# The input
dsabeamformer_amd/csrc/bf_fused16_body.inc:

```
    constexpr int THREADS = 64 * WAVES;
    constexpr bool FAST = MODE == kDetFast;
    constexpr bool CONTRACTED = MODE == kDetContracted;
    constexpr bool RTW = NIPO == 0;
    constexpr int MAPN = RTW ? 32 : NIPO;
    static_assert(!FAST || ((NIPO >= 16 || RTW) && !WRITE_C), "the fast detect exists for n_ipo >= 16 only");
    static_assert(!RTW || (WAVES == kWaves16 && NS == kColTiles16 && !ant_deep<AIN>()), "run-time windows: the plain launch shape");
    static_assert(!(PAIRED && WRITE_C), "the stage-parity path always runs the general kernel");
    static_assert(AIN >= kAntK3P4 && AIN != 0 && (AIN < 0 || AIN % 4 == 0) && AIN <= 256, "antenna class");
    static_assert(!ant_deep<AIN>() || (WAVES == 8 && NIPO >= 16 && !WRITE_C), "deep classes: 8 waves, long windows");
    static_assert(!FOLD || (AIN == kAntK1P16 && NIPO >= 16 && !WRITE_C && !PAIRED && WAVES == kWaves16 && NS == kColTiles16),
                  "antenna fold: 64 antennas in 16-byte pieces, long compile-time windows, general tiles on the plain launch shape");
    constexpr bool OFFSET_NIB = ant_deep<AIN>();
    constexpr float kA = FOLD ? kAlpha8 : OFFSET_NIB ? kAlpha : kAlpha16;
    constexpr float kNKA = FOLD ? kNegMagicAlpha8 : OFFSET_NIB ? kNegMagicAlpha : kNegMagicAlpha16;
    constexpr bool RT = AIN < 0;
    constexpr int RB = 128;
    constexpr int KS = ant_ksteps<AIN>();
    constexpr int PLANE = kRowsPerChunk * RB;
    constexpr int BUF = KS * PLANE;
    constexpr bool DW = RT ? (AIN == kAntK1P4 || AIN == kAntK2P4 || AIN == kAntK3P4 || AIN == kAntK4P4) : (AIN % 16) != 0;
    constexpr int PB = DW ? 4 : 16;
    constexpr int AMAX = RT ? 64 * KS : AIN;
    const int A = FOLD ? 64 : RT ? a.n_ant : AIN;
    const int PPR = A / PB;
    const int TOTALP = kRowsPerChunk * PPR;
    constexpr int TOTALP_MAX = kRowsPerChunk * (AMAX / PB);
    constexpr int NT = PAIRED ? NS / 2 : NS;
    constexpr bool LONG = NIPO >= 16;
    constexpr int L = LONG ? NIPO : 16;
    constexpr int LR = (NIPO >= 32 || RTW) ? 32 : 16;
    constexpr int CPG = L > 32 ? L / 32 : 1;
    constexpr int PPT = (TOTALP_MAX + THREADS - 1) / THREADS;
    using stage_t = std::conditional_t<DW, int, v4i>;

    extern __shared__ __attribute__((aligned(16))) char smem[];

    const int tid = threadIdx.x;
    const int lane = tid & 63;
    const int wave = __builtin_amdgcn_readfirstlane(tid >> 6);
    const int g4 = lane >> 4;
    const int c16 = lane & 15;

    int f, bg, ts;
    decode_block(a, f, bg, ts);
// ... 58 lines not shown
            sacc += __shfl_xor(sacc, 32);
            return sacc;
        };
#pragma unroll
        for (int t = 0; t < NT; t++) {
            int s0, s1;
            if constexpr (PAIRED) {
                s0 = (int)kMagicBits - 8 * colsum(bw[t][0]);
                s1 = -8 * colsum(bw[t][1]);
            } else {
                const int wr = colsum(bw[t][0]), nwi = colsum(bw[t][1]), wi = colsum(bw[t][2]);
                s0 = (int)kMagicBits - 8 * (wr + nwi);
                s1 = (int)kMagicBits - 8 * (wi + wr);
            }
            sd[t][0] = v4i{s0, s0, s0, s0};
            sd[t][1] = v4i{s1, s1, s1, s1};
            asm volatile("" : "+v"(sd[t][0]), "+v"(sd[t][1]));
        }
    }

    auto run_sample0 = [&](int c, int run) -> unsigned {
        if constexpr (RTW)
            return (4u * (unsigned)(c / cpg_rt) + (unsigned)run) * (unsigned)a.rt_Ls + 32u * (unsigned)(c % cpg_rt);
        else if constexpr (NIPO >= 32)
            return (4u * (unsigned)(c / CPG) + (unsigned)run) * (unsigned)L + 32u * (unsigned)(c % CPG);
        else
            return (unsigned)c * 128u + 16u * (unsigned)run;
    };
    stage_t stage[PPT];
    constexpr unsigned SPAN = (NIPO == 64) ? 256u : 128u;
    const bool fast_addr = !RTW && ((unsigned)a.T % SPAN) == 0;
    [[maybe_unused]] unsigned lane_off64[NIPO == 64 ? PPT : 1];
    int lds_re[PPT];
#pragma unroll
    for (int k = 0; k < PPT; k++) {
        int row, pi;
        if constexpr (FOLD) {
            row = tid >> 1;
            pi = k == 0 ? (tid & 1) : 3 - (tid & 1);
        } else {
            const int pc = tid + k * THREADS;
            row = (pc / PPR) % kRowsPerChunk, pi = pc % PPR;
        }
        if constexpr (NIPO == 64) lane_off64[k] = (unsigned)((row / LR) * L + (row % LR)) * A + pi * PB;
        const int blk = DW ? pi / 4 : pi;
        const int h = blk / 4, kp = blk % 4, sub = DW ? 4 * (pi % 4) : 0;
        lds_re[k] = h * PLANE + row * RB + 16 * swz16<MAPN>(kp + 4 * (h & 1), row) + sub;
    }
    auto lane_off = [&](int k) -> unsigned {
        if constexpr (NIPO == 64)
            return lane_off64[k];
        else if constexpr (FOLD)
            return (unsigned)(64 * (tid >> 1) + 16 * (k == 0 ? (tid & 1) : 3 - (tid & 1)));
        else
            return (unsigned)PB * (unsigned)(tid + k * THREADS);
    };
    auto piece_live = [&](int k) { return (!RT && TOTALP_MAX % THREADS == 0) || (tid + k * THREADS < TOTALP); };
    int ld_span = -1;
    unsigned ld_u = 0, ld_t0 = 0;
    auto load_chunk = [&](int c) {
        if (fast_addr) {
            const int span = (NIPO == 64) ? c / 2 : c;
            if (ld_span < 0) {
                const unsigned s_c = (unsigned)span * SPAN;
                ld_u = a.t_shift >= 0 ? (s_c >> a.t_shift) : (s_c / (unsigned)a.T);
                ld_t0 = s_c - ld_u * (unsigned)a.T;
                ld_span = span;
            }
            while (ld_span < span) {
                ld_t0 += SPAN;
                if (ld_t0 >= (unsigned)a.T) {
                    ld_t0 = 0;
                    ld_u++;
                }
                ld_span++;
            }
            const bool valid = (unsigned)span * SPAN < a.S;
            const unsigned half = (NIPO == 64) ? 32u * (unsigned)(c & 1) : 0u;
            const uint8_t* base = a.in + ((size_t)((size_t)ld_u * a.n_freq + f) * a.T + ld_t0 + half) * A;
#pragma unroll
            for (int k = 0; k < PPT; k++) {
                stage[k] = stage_t{};
                if (valid && piece_live(k)) stage[k] = *reinterpret_cast<const stage_t*>(base + lane_off(k));
            }
            return;
        }
#pragma unroll
        for (int k = 0; k < PPT; k++) {
            int row, pi;
            if constexpr (FOLD) {
                row = tid >> 1;
                pi = k == 0 ? (tid & 1) : 3 - (tid & 1);
            } else {
                const int pc = tid + k * THREADS;
                row = (pc / PPR) % kRowsPerChunk, pi = pc % PPR;
            }
            const unsigned s0 = run_sample0(c, row / LR) + (unsigned)(row % LR);
            stage[k] = stage_t{};
            bool row_ok = s0 < a.S;
            if constexpr (RTW) row_ok = row_ok && 32u * (unsigned)(c % cpg_rt) + (unsigned)(row % LR) < (unsigned)a.rt_Ls;
            if (row_ok && piece_live(k)) {
                const unsigned u = a.t_shift >= 0 ? (s0 >> a.t_shift) : (s0 / (unsigned)a.T);
                const unsigned t = s0 - u * (unsigned)a.T;
                stage[k] = *reinterpret_cast<const stage_t*>(a.in + ((size_t)((size_t)u * a.n_freq + f) * a.T + t) * A + pi * PB);
            }
        }
    };
    auto write_chunk = [&](char* buf) {
        if constexpr (FOLD) {
            constexpr unsigned M = 0x78787878u, H = 0x80808080u;
            v4i sr, si, dr, di;
#pragma unroll
            for (int d = 0; d < 4; d++) {
                const unsigned ta = (unsigned)stage[0][d] ^ 0x88888888u;
                const unsigned tb = __builtin_bswap32((unsigned)stage[PPT - 1][3 - d]) ^ 0x88888888u;
                const unsigned ra = (ta >> 1) & M, ia = (ta << 3) & M, rb = (tb >> 1) & M, ib = (tb << 3) & M;
                sr[d] = (int)((ra + rb) ^ H);
                si[d] = (int)((ia + ib) ^ H);
                dr[d] = (int)(((ra | H) - rb) ^ H);
                di[d] = (int)(((ia | H) - ib) ^ H);
            }
            *reinterpret_cast<v4i*>(buf + lds_re[0]) = sr;
            *reinterpret_cast<v4i*>(buf + (lds_re[0] ^ 32)) = di;
            *reinterpret_cast<v4i*>(buf + (lds_re[0] ^ 64)) = dr;
            *reinterpret_cast<v4i*>(buf + (lds_re[0] ^ 96)) = si;
            return;
        }
#pragma unroll
        for (int k = 0; k < PPT; k++) {
            if (!piece_live(k)) continue;
            if constexpr (DW) {
                const unsigned w = (unsigned)stage[k];
                if constexpr (OFFSET_NIB) {
                    const unsigned x = w ^ 0x88888888u;
                    *reinterpret_cast<int*>(buf + lds_re[k]) = (int)((x >> 4) & 0x0F0F0F0Fu);
                    *reinterpret_cast<int*>(buf + (lds_re[k] ^ 64)) = (int)(x & 0x0F0F0F0Fu);
                } else {
                    *reinterpret_cast<int*>(buf + lds_re[k]) = (int)(w & 0xF0F0F0F0u);
                    *reinterpret_cast<int*>(buf + (lds_re[k] ^ 64)) = (int)((w << 4) & 0xF0F0F0F0u);
                }
            } else {
                v4i re, im;
#pragma unroll
// ... 25 lines not shown
    for (int gi = 0; gi < PEND; gi++) pend_chunk[gi] = -1;
    auto store_slots = [&](float* row, const float (&x)[NS]) {
        if (a.interleave) {
            if constexpr (PAIRED && NS == 2) {
                row[slot_beam[0]] = x[0];
                row[slot_beam[1]] = x[1];
            } else if constexpr (PAIRED && NS == 4) {
                __builtin_nontemporal_store(v2f{x[0], x[2]}, reinterpret_cast<v2f*>(row + slot_beam[0]));
                __builtin_nontemporal_store(v2f{x[3], x[1]}, reinterpret_cast<v2f*>(row + slot_beam[3]));
            } else if constexpr (PAIRED) {
                __builtin_nontemporal_store(v4f{x[0], x[2], x[4], x[6]}, reinterpret_cast<v4f*>(row + slot_beam[0]));
                __builtin_nontemporal_store(v4f{x[7], x[5], x[3], x[1]}, reinterpret_cast<v4f*>(row + slot_beam[7]));
            } else if constexpr (NS == 2) {
                __builtin_nontemporal_store(v2f{x[0], x[1]}, reinterpret_cast<v2f*>(row + slot_beam[0]));
            } else {
#pragma unroll
                for (int q = 0; q < NS; q += 4)
                    __builtin_nontemporal_store(v4f{x[q], x[q + 1], x[q + 2], x[q + 3]}, reinterpret_cast<v4f*>(row + slot_beam[q]));
            }
        } else {
#pragma unroll
            for (int sl = 0; sl < NS; sl++)
                if (slot_beam[sl] < a.n_beams) row[slot_beam[sl]] = x[sl];
        }
    };
    auto flush_pending = [&]() {
        if constexpr (LONG && !WRITE_C) {
#pragma unroll
            for (int gi = 0; gi < PEND; gi++) {
                if (pend_chunk[gi] >= 0 && wave_active) {
                    const unsigned grp = (NIPO >= 32) ? (unsigned)(pend_chunk[gi] / CPG) : (2u * pend_chunk[gi] + gi);
                    float* ub = a.out + ((size_t)(4u * grp) * FB + (size_t)f * a.n_beams);
                    const unsigned o = 4u * grp + (unsigned)g4;
                    if (o * (unsigned)L < a.S) store_slots(ub + (size_t)g4 * FB, pend[gi]);
                }
                pend_chunk[gi] = -1;
            }
        }
    };

    if (c_begin >= c_end) return;
#if DSABF_CLOCKPROBE
    const unsigned long long probe_t0 = __builtin_amdgcn_s_memtime(), probe_r0 = __builtin_amdgcn_s_memrealtime();
#endif

    load_chunk(c_begin);
    write_chunk(smem);
    if (c_begin + 1 < c_end) load_chunk(c_begin + 1);
    __syncthreads();

    const bool stage_only = FOLD && !wave_active;
    if (stage_only)
        for (int c = c_begin; c < c_end; c++) {
            if (c + 1 < c_end) write_chunk(smem + ((c - c_begin + 1) & 1) * BUF);
            if (c + 2 < c_end) load_chunk(c + 2);
            __syncthreads();
        }
    for (int c = stage_only ? c_end : c_begin; c < c_end; c++) {
        char* cur = smem + ((c - c_begin) & 1) * BUF;
        char* nxt = smem + ((c - c_begin + 1) & 1) * BUF;
        if (!FOLD && !wave_active) {
            if (c + 1 < c_end) write_chunk(nxt);
            if (c + 2 < c_end) load_chunk(c + 2);
        } else {
            [[maybe_unused]] float ov[2][NS];
            [[maybe_unused]] bool rt_st[4] = {false, false, false, false}, rt_en[4] = {false, false, false, false};
            [[maybe_unused]] unsigned rt_o[4] = {0, 0, 0, 0};
            [[maybe_unused]] float rt_x[4][NS];
            [[maybe_unused]] int rt_m = 0;
            [[maybe_unused]] unsigned rt_oq = 0;
            if constexpr (RTW) {
                const unsigned p0 = 32u * (unsigned)(c % cpg_rt);
                rt_m = (int)(p0 % (unsigned)a.rt_L);
                rt_oq = p0 / (unsigned)a.rt_L;
            }
            auto detect = [&](const int t8, const v4f fr, const v4f fi, const int sl) {
                const int gi = (NIPO >= 32) ? 0 : (t8 >> 2);
                const int q4 = (NIPO >= 32) ? (32 * (c % CPG) + 4 * t8) : 4 * (t8 & 3);
                const unsigned grp = (NIPO >= 32) ? (unsigned)(c / CPG) : (2u * (unsigned)c + gi);
                const unsigned o = 4u * grp + (unsigned)g4;
                const int beam = slot_beam[sl];
                if constexpr (WRITE_C && RTW) {
#pragma unroll
                    for (int r = 0; r < 4; r++) {
                        const unsigned pos = 32u * (unsigned)(c % cpg_rt) + 4u * t8 + r;
                        const unsigned sidx = (4u * (unsigned)(c / cpg_rt) + (unsigned)g4) * (unsigned)a.rt_Ls + pos;
                        if (pos < (unsigned)a.rt_Ls && sidx < a.S && beam < a.n_beams) {
                            v2f cv = {__builtin_fmaf(fr[r], kA, kNKA), __builtin_fmaf(fi[r], kA, kNKA)};
// ... 121 lines not shown
            auto dot = [&](const v4i (&x)[KS], const v4i (&w)[KS], v4i acc) {
#pragma unroll
                for (int h = 0; h < KS; h++) acc = __builtin_amdgcn_mfma_i32_16x16x64_i8(x[h], w[h], acc, 0, 0, 0);
                return acc;
            };
            constexpr int SPS = PAIRED ? 2 : 1;
            auto issue = [&](const v4i (&a0)[KS], const v4i (&a1)[KS], const int t, v4i (&re)[SPS], v4i (&im)[SPS]) {
                const v4i k0 = OFFSET_NIB ? sd[OFFSET_NIB ? t : 0][0] : kc;
                const v4i k1 = OFFSET_NIB ? sd[OFFSET_NIB ? t : 0][1] : (PAIRED ? kzero : kc);
                if constexpr (PAIRED) {
                    const v4i p1 = dot(a0, bw[t][0], k0);
                    const v4i p3 = dot(a1, bw[t][0], k0);
                    const v4i p2 = dot(a1, bw[t][1], k1);
                    const v4i p4 = dot(a0, bw[t][1], k1);
                    re[0] = p1 - p2;
                    re[1] = p1 + p2;
                    im[0] = p3 + p4;
                    im[1] = p3 - p4;
                } else if constexpr (FOLD) {
                    re[0] = dot(a0, bw[t][0], k0);
                    im[0] = dot(a1, bw[t][NGC - 1], k1);
                } else {
                    re[0] = dot(a1, bw[t][1], dot(a0, bw[t][0], k0));
                    im[0] = dot(a1, bw[t][0], dot(a0, bw[t][2], k1));
                }
            };
            auto consume = [&](const int t8, const int t, const v4i (&re)[SPS], const v4i (&im)[SPS]) {
#pragma unroll
                for (int e = 0; e < SPS; e++) {
                    detect(t8, __builtin_bit_cast(v4f, re[e]), __builtin_bit_cast(v4f, im[e]), SPS * t + e);
                }
            };
            auto staging = [&](const int t8) {
                if (t8 == 1 && c + 1 < c_end) write_chunk(nxt);
                if (t8 == 3) {
                    flush_pending();
                    if (c + 2 < c_end) load_chunk(c + 2);
                }
            };
#pragma unroll
            for (int t8 = 0; t8 < 8; t8++) {
                v4i a0[KS], a1[KS];
                read_frag(t8, a0, a1);
                if constexpr (RTW) {
#pragma unroll
                    for (int r = 0; r < 4; r++) {
                        rt_st[r] = rt_m == 0;
                        rt_en[r] = ++rt_m == a.rt_L;
                        if (rt_en[r]) {
                            rt_m = 0;
                            rt_o[r] = rt_oq++;
                            rt_en[r] = rt_o[r] < (unsigned)a.rt_kout;
                        }
                    }
                }
#pragma unroll
                for (int t = 0; t < NT; t++) {
                    v4i re[SPS], im[SPS];
                    issue(a0, a1, t, re, im);
                    consume(t8, t, re, im);
                }
                if constexpr (RTW && !WRITE_C) {
                    const unsigned sigma = 4u * (unsigned)(c / cpg_rt) + (unsigned)g4;
#pragma unroll
                    for (int r = 0; r < 4; r++)
                        if (rt_en[r]) {
                            const unsigned o = sigma * (unsigned)a.rt_kout + rt_o[r];
                            if ((unsigned long long)o * (unsigned)a.rt_L < a.S) store_slots(a.out + (size_t)o * FB + (size_t)f * a.n_beams, rt_x[r]);
                        }
                }
// ... 15 lines not shown
```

# What you need to do
Find every line of the records holding "char". Answer with the count alone.

# Exercise result
4